=== Begin Enclosure ===

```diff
@@ -358,6 +372,99 @@
         want = uni(want);
         const uint32_t room = cap - 64u * (uint32_t)U;
         brx_propose_ahead<U>(d, r, rs, pq, Fbuf, F2buf, Cbuf, sv_a + base, sv_z + base, cap, want < room ? want : room);
+    }
+}
+
+#define BRX_FILL_ROWS 16384u
+#define BRX_FILL_WAVES 8u
+#define BRX_FILL_QUEUE 128u
+template <int U>
+__global__ void __launch_bounds__(64 * BRX_FILL_WAVES, 8) k_mut_fill_lds(BrxDev d, const RS *rs, PQ *pq, const uint32_t *list, uint32_t n_list, const uint8_t *Fbuf,
+                                                                          const uint32_t *F2buf, const uint32_t *Cbuf, uint4 *sv_a, uint32_t *sv_z) {
+    __shared__ uint16_t thr16[BRX_FILL_ROWS];
+    __shared__ uint32_t fill_q[BRX_FILL_WAVES * BRX_FILL_QUEUE];
+    const brx_error_model &em = d.em;
+    for (uint32_t x = threadIdx.x; x < em.n_rows; x += 64u * BRX_FILL_WAVES) thr16[x] = (uint16_t)(em.d_rowx[2u * x] >> 16);
+    __syncthreads();
+    const int lane = lane_id();
+    const uint32_t wave = uni((uint32_t)threadIdx.x >> 6);
+    const unsigned long long below = (1ull << lane) - 1ull;
+    const int k = em.k;
+    uint32_t *fq = fill_q + wave * BRX_FILL_QUEUE;
+    for (uint32_t qi = blockIdx.x * BRX_FILL_WAVES + wave; qi < n_list; qi += gridDim.x * BRX_FILL_WAVES) {
+        const uint32_t r = uni(list[qi]);
+        const uint32_t n = uni(rs[r].n);
+        if (n == 0u) continue;
+        const uint64_t base = uni(brx_ring_base(rs, r));
+        const uint32_t ring_cap = uni(brx_ring_cap(rs, r));
+        uint32_t want = brx_ring_want(n, rs[r].target);
+        want = uni(want);
+        const uint32_t room = ring_cap - 64u * (uint32_t)U;
+        const uint32_t stock = want < room ? want : room;
+        uint4 *ra = sv_a + base;
+        uint32_t *rz = sv_z + base;
+        const uint64_t F_off = uni(rs[r].F_off);
+        const uint8_t *F = Fbuf + F_off;
+        PQ q = pq[r];
+        q.head = uni(q.head); q.tail = uni(q.tail); q.next_t = uni(q.next_t);
+        const uint32_t tail0 = q.tail, next0 = q.next_t;
+        const uint32_t cap = brx_loop_cap32(n);
+        const uint32_t max_i1 = n - (uint32_t)k;
+        const uint32_t *f2g = F2buf + (F_off >> 4);
+        const uint32_t nw2 = (n + 15u) >> 4, nwc = (n + 31u) >> 5;
+        const bool coded = uni(f2g[nw2] == 0u);
+        const uint32_t *oddg = Cbuf + (F_off >> 4) + nwc;
+        const uint64_t read = d.first_read + r;
+        uint32_t have = q.tail - q.head, nq = 0u, qh = 0u;
+        for (;;) {
+            const bool scan = q.next_t < cap && have + nq < stock && have + nq + 64u <= ring_cap;
+            if (scan) {
+                const uint32_t t = q.next_t + (uint32_t)lane;
+                bool cand = false;
+                if (t < cap) {
+                    uint32_t w[4];
+                    brx_draw4(d.seed, read, BRX_ST_MUT, (uint64_t)t, w);
+                    const uint32_t ipos = (uint32_t)brx_mulhi64(((uint64_t)w[1] << 32) | w[0], (uint64_t)max_i1);
+                    const uint32_t wi = ipos >> 4, sh = 2u * (ipos & 15u);
+                    const uint32_t w0 = f2g[wi], w1 = f2g[wi + 1u];
+                    const uint32_t row = (uint32_t)(((((uint64_t)w0 << 32) | (uint64_t)w1) << sh) >> (64 - 2 * k));
+                    bool bad = false;
+                    if (!coded) {
+                        const uint64_t both = (((uint64_t)oddg[(ipos >> 5) + 1u] << 32) | (uint64_t)oddg[ipos >> 5]) >> (ipos & 31u);
+                        bad = (both & ((1ull << k) - 1ull)) != 0ull;
+                    }
+                    cand = bad || (w[2] >> 16) >= (uint32_t)thr16[row];
+                }
+                const unsigned long long m = __ballot(cand);
+                if (cand) fq[(qh + nq + (uint32_t)__popcll(m & below)) & (BRX_FILL_QUEUE - 1u)] = t;
+                nq += (uint32_t)__popcll(m);
+                const uint32_t left = cap - q.next_t;
+                q.next_t += left < 64u ? left : 64u;
+            }
+            if (nq >= 64u || (!scan && nq != 0u)) {
+                __builtin_amdgcn_wave_barrier();
+                const uint32_t take = nq < 64u ? nq : 64u;
+                uint32_t t = 0u, ip = 0u;
+                BrxProp pr; pr.x = pr.y = pr.z = 0u;
+                bool sv = false;
+                if ((uint32_t)lane < take) {
+                    t = fq[(qh + (uint32_t)lane) & (BRX_FILL_QUEUE - 1u)];
+                    sv = brx_propose_iter(d, read, t, max_i1, f2g, oddg, coded, F, &ip, &pr);
+                }
+                const unsigned long long m = __ballot(sv);
+                if (sv) {
+                    const uint32_t slot = (q.tail + (uint32_t)__popcll(m & below)) % ring_cap;
+                    ra[slot] = make_uint4(t, ip, pr.x, pr.y);
+                    rz[slot] = pr.z;
+                }
+                const uint32_t cnt = (uint32_t)__popcll(m);
+                q.tail += cnt; have += cnt;
+                qh = (qh + take) & (BRX_FILL_QUEUE - 1u); nq -= take;
+                continue;
+            }
+            if (!scan) break;
+        }
+        if (lane == 0 && (q.tail != tail0 || q.next_t != next0)) { pq[r].tail = q.tail; pq[r].next_t = q.next_t; }
     }
 }
 
```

=== End Enclosure ===

Exactly as written above, copy every line.

```diff
@@ -358,6 +372,99 @@
         want = uni(want);
         const uint32_t room = cap - 64u * (uint32_t)U;
         brx_propose_ahead<U>(d, r, rs, pq, Fbuf, F2buf, Cbuf, sv_a + base, sv_z + base, cap, want < room ? want : room);
+    }
+}
+
+#define BRX_FILL_ROWS 16384u
+#define BRX_FILL_WAVES 8u
+#define BRX_FILL_QUEUE 128u
+template <int U>
+__global__ void __launch_bounds__(64 * BRX_FILL_WAVES, 8) k_mut_fill_lds(BrxDev d, const RS *rs, PQ *pq, const uint32_t *list, uint32_t n_list, const uint8_t *Fbuf,
+                                                                          const uint32_t *F2buf, const uint32_t *Cbuf, uint4 *sv_a, uint32_t *sv_z) {
+    __shared__ uint16_t thr16[BRX_FILL_ROWS];
+    __shared__ uint32_t fill_q[BRX_FILL_WAVES * BRX_FILL_QUEUE];
+    const brx_error_model &em = d.em;
+    for (uint32_t x = threadIdx.x; x < em.n_rows; x += 64u * BRX_FILL_WAVES) thr16[x] = (uint16_t)(em.d_rowx[2u * x] >> 16);
+    __syncthreads();
+    const int lane = lane_id();
+    const uint32_t wave = uni((uint32_t)threadIdx.x >> 6);
+    const unsigned long long below = (1ull << lane) - 1ull;
+    const int k = em.k;
+    uint32_t *fq = fill_q + wave * BRX_FILL_QUEUE;
+    for (uint32_t qi = blockIdx.x * BRX_FILL_WAVES + wave; qi < n_list; qi += gridDim.x * BRX_FILL_WAVES) {
+        const uint32_t r = uni(list[qi]);
+        const uint32_t n = uni(rs[r].n);
+        if (n == 0u) continue;
+        const uint64_t base = uni(brx_ring_base(rs, r));
+        const uint32_t ring_cap = uni(brx_ring_cap(rs, r));
+        uint32_t want = brx_ring_want(n, rs[r].target);
+        want = uni(want);
+        const uint32_t room = ring_cap - 64u * (uint32_t)U;
+        const uint32_t stock = want < room ? want : room;
+        uint4 *ra = sv_a + base;
+        uint32_t *rz = sv_z + base;
+        const uint64_t F_off = uni(rs[r].F_off);
+        const uint8_t *F = Fbuf + F_off;
+        PQ q = pq[r];
+        q.head = uni(q.head); q.tail = uni(q.tail); q.next_t = uni(q.next_t);
+        const uint32_t tail0 = q.tail, next0 = q.next_t;
+        const uint32_t cap = brx_loop_cap32(n);
+        const uint32_t max_i1 = n - (uint32_t)k;
+        const uint32_t *f2g = F2buf + (F_off >> 4);
+        const uint32_t nw2 = (n + 15u) >> 4, nwc = (n + 31u) >> 5;
+        const bool coded = uni(f2g[nw2] == 0u);
+        const uint32_t *oddg = Cbuf + (F_off >> 4) + nwc;
+        const uint64_t read = d.first_read + r;
+        uint32_t have = q.tail - q.head, nq = 0u, qh = 0u;
+        for (;;) {
+            const bool scan = q.next_t < cap && have + nq < stock && have + nq + 64u <= ring_cap;
+            if (scan) {
+                const uint32_t t = q.next_t + (uint32_t)lane;
+                bool cand = false;
+                if (t < cap) {
+                    uint32_t w[4];
+                    brx_draw4(d.seed, read, BRX_ST_MUT, (uint64_t)t, w);
+                    const uint32_t ipos = (uint32_t)brx_mulhi64(((uint64_t)w[1] << 32) | w[0], (uint64_t)max_i1);
+                    const uint32_t wi = ipos >> 4, sh = 2u * (ipos & 15u);
+                    const uint32_t w0 = f2g[wi], w1 = f2g[wi + 1u];
+                    const uint32_t row = (uint32_t)(((((uint64_t)w0 << 32) | (uint64_t)w1) << sh) >> (64 - 2 * k));
+                    bool bad = false;
+                    if (!coded) {
+                        const uint64_t both = (((uint64_t)oddg[(ipos >> 5) + 1u] << 32) | (uint64_t)oddg[ipos >> 5]) >> (ipos & 31u);
+                        bad = (both & ((1ull << k) - 1ull)) != 0ull;
+                    }
+                    cand = bad || (w[2] >> 16) >= (uint32_t)thr16[row];
+                }
+                const unsigned long long m = __ballot(cand);
+                if (cand) fq[(qh + nq + (uint32_t)__popcll(m & below)) & (BRX_FILL_QUEUE - 1u)] = t;
+                nq += (uint32_t)__popcll(m);
+                const uint32_t left = cap - q.next_t;
+                q.next_t += left < 64u ? left : 64u;
+            }
+            if (nq >= 64u || (!scan && nq != 0u)) {
+                __builtin_amdgcn_wave_barrier();
+                const uint32_t take = nq < 64u ? nq : 64u;
+                uint32_t t = 0u, ip = 0u;
+                BrxProp pr; pr.x = pr.y = pr.z = 0u;
+                bool sv = false;
+                if ((uint32_t)lane < take) {
+                    t = fq[(qh + (uint32_t)lane) & (BRX_FILL_QUEUE - 1u)];
+                    sv = brx_propose_iter(d, read, t, max_i1, f2g, oddg, coded, F, &ip, &pr);
+                }
+                const unsigned long long m = __ballot(sv);
+                if (sv) {
+                    const uint32_t slot = (q.tail + (uint32_t)__popcll(m & below)) % ring_cap;
+                    ra[slot] = make_uint4(t, ip, pr.x, pr.y);
+                    rz[slot] = pr.z;
+                }
+                const uint32_t cnt = (uint32_t)__popcll(m);
+                q.tail += cnt; have += cnt;
+                qh = (qh + take) & (BRX_FILL_QUEUE - 1u); nq -= take;
+                continue;
+            }
+            if (!scan) break;
+        }
+        if (lane == 0 && (q.tail != tail0 || q.next_t != next0)) { pq[r].tail = q.tail; pq[r].next_t = q.next_t; }
     }
 }
 
```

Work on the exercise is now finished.